── Raw data ──

extern "C" int egtr_rel_head_forward_bf16x6_f32(egtr_stream_t stream, const float* gate_q, const float* gate_k,
                                                const float* uq, const float* uk, const float* b1,
                                                const uint16_t* w2x_rel, const float* b2r, const uint16_t* w3x_rel,
                                                const float* b3r, const uint16_t* w2x_conn, const float* b2c,
                                                const float* w3c, const float* b3c, const float* triplet_dist,
                                                const int64_t* node_cls, int batch, int num_query, int num_slots,
                                                int hidden, int num_rel, int num_cls_plus1, float* rel_logits,
                                                float* conn_logits, float* gate_mean, int apply_sigmoid) {
  if (!gate_q || !gate_k || !uq || !uk || !b1 || !w2x_rel || !b2r || !w3x_rel || !b3r || !w2x_conn || !b2c || !w3c ||
      !b3c || !rel_logits || !conn_logits)
    return EGTR_E_ARG;
  if (triplet_dist != nullptr && node_cls == nullptr) return EGTR_E_ARG;
  if (batch <= 0 || num_query <= 0 || num_slots <= 0 || num_rel <= 0) return EGTR_E_ARG;
  if (hidden != kHd || num_rel > 64 || num_slots > 9) return EGTR_E_UNSUPPORTED;
  hipStream_t st = static_cast<hipStream_t>(stream);
  const long long tiles = (long long)batch * ((num_query + 7) / 8) * ((num_query + 3) / 4);
  if (tiles >= (1ll << 31)) return EGTR_E_UNSUPPORTED;
  const dim3 grid((unsigned)tiles, 2);
#define EGTR_TX(TT)                                                                                                  \
  case TT:                                                                                                           \
    if (num_rel <= 32)                                                                                               \
      hipLaunchKernelGGL((rel_head_fwd_x6<TT, 1>), grid, dim3(64 * kRhWaves), 0, st, gate_q, gate_k, uq, uk, b1,     \
                         w2x_rel, b2r, w3x_rel, b3r, w2x_conn, b2c, w3c, b3c, triplet_dist, node_cls, batch,         \
                         num_query, num_rel, num_cls_plus1, rel_logits, conn_logits, gate_mean, apply_sigmoid,       \
                         (float*)nullptr, (float*)nullptr);                                                          \
    else                                                                                                             \
      hipLaunchKernelGGL((rel_head_fwd_x6<TT, 2>), grid, dim3(64 * kRhWaves), 0, st, gate_q, gate_k, uq, uk, b1,     \
                         w2x_rel, b2r, w3x_rel, b3r, w2x_conn, b2c, w3c, b3c, triplet_dist, node_cls, batch,         \
                         num_query, num_rel, num_cls_plus1, rel_logits, conn_logits, gate_mean, apply_sigmoid,       \
                         (float*)nullptr, (float*)nullptr);                                                          \
    break;
  switch (num_slots) {
    EGTR_TX(1) EGTR_TX(2) EGTR_TX(3) EGTR_TX(4) EGTR_TX(5) EGTR_TX(6) EGTR_TX(7) EGTR_TX(8) EGTR_TX(9)
    default: return EGTR_E_UNSUPPORTED;
  }
#undef EGTR_TX
  return egtr_check_launch();
}

extern "C" int egtr_rel_head_forward_bf16x6_save_f32(egtr_stream_t stream, const float* gate_q, const float* gate_k,
                                                     const float* uq, const float* uk, const float* b1,
                                                     const uint16_t* w2x_rel, const float* b2r, const uint16_t* w3x_rel,
                                                     const float* b3r, const uint16_t* w2x_conn, const float* b2c,
                                                     const float* w3c, const float* b3c, const float* triplet_dist,
                                                     const int64_t* node_cls, int batch, int num_query, int num_slots,
                                                     int hidden, int num_rel, int num_cls_plus1, float* rel_logits,
                                                     float* conn_logits, float* gate_mean, float* h1_save,
                                                     float* h2_save) {
  if (!gate_q || !gate_k || !uq || !uk || !b1 || !w2x_rel || !b2r || !w3x_rel || !b3r || !w2x_conn || !b2c || !w3c ||
      !b3c || !rel_logits || !conn_logits || !h1_save || !h2_save)
    return EGTR_E_ARG;
  if (triplet_dist != nullptr && node_cls == nullptr) return EGTR_E_ARG;
  if (batch <= 0 || num_query <= 0 || num_rel <= 0) return EGTR_E_ARG;
  if (hidden != kHd || num_rel > 64 || (num_slots != 4 && num_slots != 7)) return EGTR_E_UNSUPPORTED;
  hipStream_t st = static_cast<hipStream_t>(stream);
  const long long tiles = (long long)batch * ((num_query + 7) / 8) * ((num_query + 3) / 4);
  if (tiles >= (1ll << 31)) return EGTR_E_UNSUPPORTED;
  const dim3 grid((unsigned)tiles, 2);
#define EGTR_TXS(TT, OTT)                                                                                            \
  hipLaunchKernelGGL((rel_head_fwd_x6<TT, OTT, true>), grid, dim3(64 * kRhWaves), 0, st, gate_q, gate_k, uq, uk, b1,  \
                     w2x_rel, b2r, w3x_rel, b3r, w2x_conn, b2c, w3c, b3c, triplet_dist, node_cls, batch, num_query,   \
                     num_rel, num_cls_plus1, rel_logits, conn_logits, gate_mean, 0, h1_save, h2_save)
  if (num_slots == 4) {
    if (num_rel <= 32) EGTR_TXS(4, 1); else EGTR_TXS(4, 2);
  } else {
    if (num_rel <= 32) EGTR_TXS(7, 1); else EGTR_TXS(7, 2);
  }
#undef EGTR_TXS
// ... 65 lines not shown
        d[0] = (unsigned short)(xs::bf16_rne_bits(w) >> 16);
      } else {
        const xs::Split3 sp = xs::split3_rne(w);
        d[0] = (unsigned short)(sp.hi >> 16);
        d[512] = (unsigned short)(sp.mid >> 16);
        d[1024] = (unsigned short)(sp.lo >> 16);
      }
    }
  }
}
}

───

- _Problem statement_: Output the entire listing exactly, including each line.

- _Task solution_:
extern "C" int egtr_rel_head_forward_bf16x6_f32(egtr_stream_t stream, const float* gate_q, const float* gate_k,
                                                const float* uq, const float* uk, const float* b1,
                                                const uint16_t* w2x_rel, const float* b2r, const uint16_t* w3x_rel,
                                                const float* b3r, const uint16_t* w2x_conn, const float* b2c,
                                                const float* w3c, const float* b3c, const float* triplet_dist,
                                                const int64_t* node_cls, int batch, int num_query, int num_slots,
                                                int hidden, int num_rel, int num_cls_plus1, float* rel_logits,
                                                float* conn_logits, float* gate_mean, int apply_sigmoid) {
  if (!gate_q || !gate_k || !uq || !uk || !b1 || !w2x_rel || !b2r || !w3x_rel || !b3r || !w2x_conn || !b2c || !w3c ||
      !b3c || !rel_logits || !conn_logits)
    return EGTR_E_ARG;
  if (triplet_dist != nullptr && node_cls == nullptr) return EGTR_E_ARG;
  if (batch <= 0 || num_query <= 0 || num_slots <= 0 || num_rel <= 0) return EGTR_E_ARG;
  if (hidden != kHd || num_rel > 64 || num_slots > 9) return EGTR_E_UNSUPPORTED;
  hipStream_t st = static_cast<hipStream_t>(stream);
  const long long tiles = (long long)batch * ((num_query + 7) / 8) * ((num_query + 3) / 4);
  if (tiles >= (1ll << 31)) return EGTR_E_UNSUPPORTED;
  const dim3 grid((unsigned)tiles, 2);
#define EGTR_TX(TT)                                                                                                  \
  case TT:                                                                                                           \
    if (num_rel <= 32)                                                                                               \
      hipLaunchKernelGGL((rel_head_fwd_x6<TT, 1>), grid, dim3(64 * kRhWaves), 0, st, gate_q, gate_k, uq, uk, b1,     \
                         w2x_rel, b2r, w3x_rel, b3r, w2x_conn, b2c, w3c, b3c, triplet_dist, node_cls, batch,         \
                         num_query, num_rel, num_cls_plus1, rel_logits, conn_logits, gate_mean, apply_sigmoid,       \
                         (float*)nullptr, (float*)nullptr);                                                          \
    else                                                                                                             \
      hipLaunchKernelGGL((rel_head_fwd_x6<TT, 2>), grid, dim3(64 * kRhWaves), 0, st, gate_q, gate_k, uq, uk, b1,     \
                         w2x_rel, b2r, w3x_rel, b3r, w2x_conn, b2c, w3c, b3c, triplet_dist, node_cls, batch,         \
                         num_query, num_rel, num_cls_plus1, rel_logits, conn_logits, gate_mean, apply_sigmoid,       \
                         (float*)nullptr, (float*)nullptr);                                                          \
    break;
  switch (num_slots) {
    EGTR_TX(1) EGTR_TX(2) EGTR_TX(3) EGTR_TX(4) EGTR_TX(5) EGTR_TX(6) EGTR_TX(7) EGTR_TX(8) EGTR_TX(9)
    default: return EGTR_E_UNSUPPORTED;
  }
#undef EGTR_TX
  return egtr_check_launch();
}

extern "C" int egtr_rel_head_forward_bf16x6_save_f32(egtr_stream_t stream, const float* gate_q, const float* gate_k,
                                                     const float* uq, const float* uk, const float* b1,
                                                     const uint16_t* w2x_rel, const float* b2r, const uint16_t* w3x_rel,
                                                     const float* b3r, const uint16_t* w2x_conn, const float* b2c,
                                                     const float* w3c, const float* b3c, const float* triplet_dist,
                                                     const int64_t* node_cls, int batch, int num_query, int num_slots,
                                                     int hidden, int num_rel, int num_cls_plus1, float* rel_logits,
                                                     float* conn_logits, float* gate_mean, float* h1_save,
                                                     float* h2_save) {
  if (!gate_q || !gate_k || !uq || !uk || !b1 || !w2x_rel || !b2r || !w3x_rel || !b3r || !w2x_conn || !b2c || !w3c ||
      !b3c || !rel_logits || !conn_logits || !h1_save || !h2_save)
    return EGTR_E_ARG;
  if (triplet_dist != nullptr && node_cls == nullptr) return EGTR_E_ARG;
  if (batch <= 0 || num_query <= 0 || num_rel <= 0) return EGTR_E_ARG;
  if (hidden != kHd || num_rel > 64 || (num_slots != 4 && num_slots != 7)) return EGTR_E_UNSUPPORTED;
  hipStream_t st = static_cast<hipStream_t>(stream);
  const long long tiles = (long long)batch * ((num_query + 7) / 8) * ((num_query + 3) / 4);
  if (tiles >= (1ll << 31)) return EGTR_E_UNSUPPORTED;
  const dim3 grid((unsigned)tiles, 2);
#define EGTR_TXS(TT, OTT)                                                                                            \
  hipLaunchKernelGGL((rel_head_fwd_x6<TT, OTT, true>), grid, dim3(64 * kRhWaves), 0, st, gate_q, gate_k, uq, uk, b1,  \
                     w2x_rel, b2r, w3x_rel, b3r, w2x_conn, b2c, w3c, b3c, triplet_dist, node_cls, batch, num_query,   \
                     num_rel, num_cls_plus1, rel_logits, conn_logits, gate_mean, 0, h1_save, h2_save)
  if (num_slots == 4) {
    if (num_rel <= 32) EGTR_TXS(4, 1); else EGTR_TXS(4, 2);
  } else {
    if (num_rel <= 32) EGTR_TXS(7, 1); else EGTR_TXS(7, 2);
  }
#undef EGTR_TXS
// ... 65 lines not shown
        d[0] = (unsigned short)(xs::bf16_rne_bits(w) >> 16);
      } else {
        const xs::Split3 sp = xs::split3_rne(w);
        d[0] = (unsigned short)(sp.hi >> 16);
        d[512] = (unsigned short)(sp.mid >> 16);
        d[1024] = (unsigned short)(sp.lo >> 16);
      }
    }
  }
}
}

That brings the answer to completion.